Tired of the old “your problem doesn’t affect me, therefore it’s not real” game? Try one of these fun alternatives!
- Your problem is real, but since it doesn’t affect me it’s not important
- Your problem is real, but first let’s talk about this other, more urgent problem that neither one of us can meaningfully engage with
- Your problem is real and important, but I’ve framed it as a subset or consequence of a problem that does affect me, so the best way to address your problem is to focus exclusively on my problem
- Your problem is as urgent as you say it is, but I’ve decided that it’s an inevitable consequence of humanity being intrinsically awful, and I’d lose Enlightened Cynicism points if I actually tried to do anything about it
- Your problem is awful, but I’m reluctant to act on it because of some purely hypothetical consequence that I have no evidence is even a thing, yet am firmly convinced would be worse than the status quo
Bonus round:
- Your problem’s solution is clearly a radical restructuring of all of our cultural, political and economic institutions, and advocating any less drastic or more immediately fruitful approach represents a cowardly capitulation to the Man and makes you Part Of The Problem™.
These are all good but the last one in particular sounds like it can butt up against one of the difficulties that intersectional feminism encounters.
The ‘me first, you later’ problem occurs where people argue that your cause isn’t a good one to champion right now because it’s too extreme and would require too much work, or because you and your community are too far away from the norm. It doesn’t matter that those things are rarely true, what matters is that you’re centering people who aren’t straight, white, or cisgender and that’s worth fighting over, apparently.
And I say this in response to your bonus round, @prokopetz, because claiming that we cry capitulation and ‘Part of The Problem’ is exactly the way that people like to dismiss intersectional activism.
I still like this way of framing the discussion, I just wanted to articulate this one point of friction.

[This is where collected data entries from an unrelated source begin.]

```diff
@@ -179,6 +327,14 @@
     int kps = ((K + split_k - 1) / split_k + 31) / 32 * 32;
     split_k = (K + kps - 1) / kps;
     const int atomic = (!part && (split_k > 1 || accumulate)) ? 1 : 0;
+    if (transA && !transB && part && !Bsw && !act && sed_tuning[SED_TUNE_GEMM_KMAJOR] != 0) {
+        const long long wg2 = (long long)((N + 63) / 64) * ((M + 127) / 128) * split_k * nbatch;
+        if (wg2 <= 768 || N <= 64)
+            return single ? launch_kmajor<2, true>(A, Bm, A1, B1, nbatch, M, N, K, lda, ldb, kps, split_k, part, s)
+                          : launch_kmajor<2, false>(A, Bm, A1, B1, nbatch, M, N, K, lda, ldb, kps, split_k, part, s);
+        return single ? launch_kmajor<4, true>(A, Bm, A1, B1, nbatch, M, N, K, lda, ldb, kps, split_k, part, s)
+                      : launch_kmajor<4, false>(A, Bm, A1, B1, nbatch, M, N, K, lda, ldb, kps, split_k, part, s);
+    }
     int ntn = N > 64 ? 4 : 2;
     if (ntn == 4 && ((N + 127) / 128) * ((M + 127) / 128) * split_k * nbatch < 400) ntn = 2;
     if (ntn == 4 && !transA && transB && N % 96 == 0) {
diff --git a/desed_task_amd/csrc/sed_selftest.hip b/desed_task_amd/csrc/sed_selftest.hip
--- a/desed_task_amd/csrc/sed_selftest.hip
+++ b/desed_task_amd/csrc/sed_selftest.hip
@@ -1,6 +1,6 @@
 #include "sed_common.h"
 
-int sed_tuning[SED_TUNE_COUNT] = {0};
+int sed_tuning[SED_TUNE_COUNT] = {0, 0, 0, 0, 0, 0, 0, 0, 0, 0, 0, 0, 0, 0, 0, 0,  1};
 SED_API int sed_set_tuning(int key, int value) {
     if (key < 0 || key >= SED_TUNE_COUNT) return SED_ERR_ARG;
     sed_tuning[key] = value;
```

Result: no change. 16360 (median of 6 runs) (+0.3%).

Oh, absolutely; spuriously accusing folks of engaging in derailing tactics is, itself, a time-honoured derailing tactic. The “bonus round” entry is meant more to refer to the rhetorical trick whereby, if you can’t find an excuse to dismiss a problem, but you also don’t want to adjust your actions to account for it, you instead generalise that problem until whatever you were planning on doing anyway can be framed as somehow addressing its root cause, resulting in a sort of sterile one-size-fits-all activism where abstract opposition to the Great Evil is more important than doing stuff that actually helps people.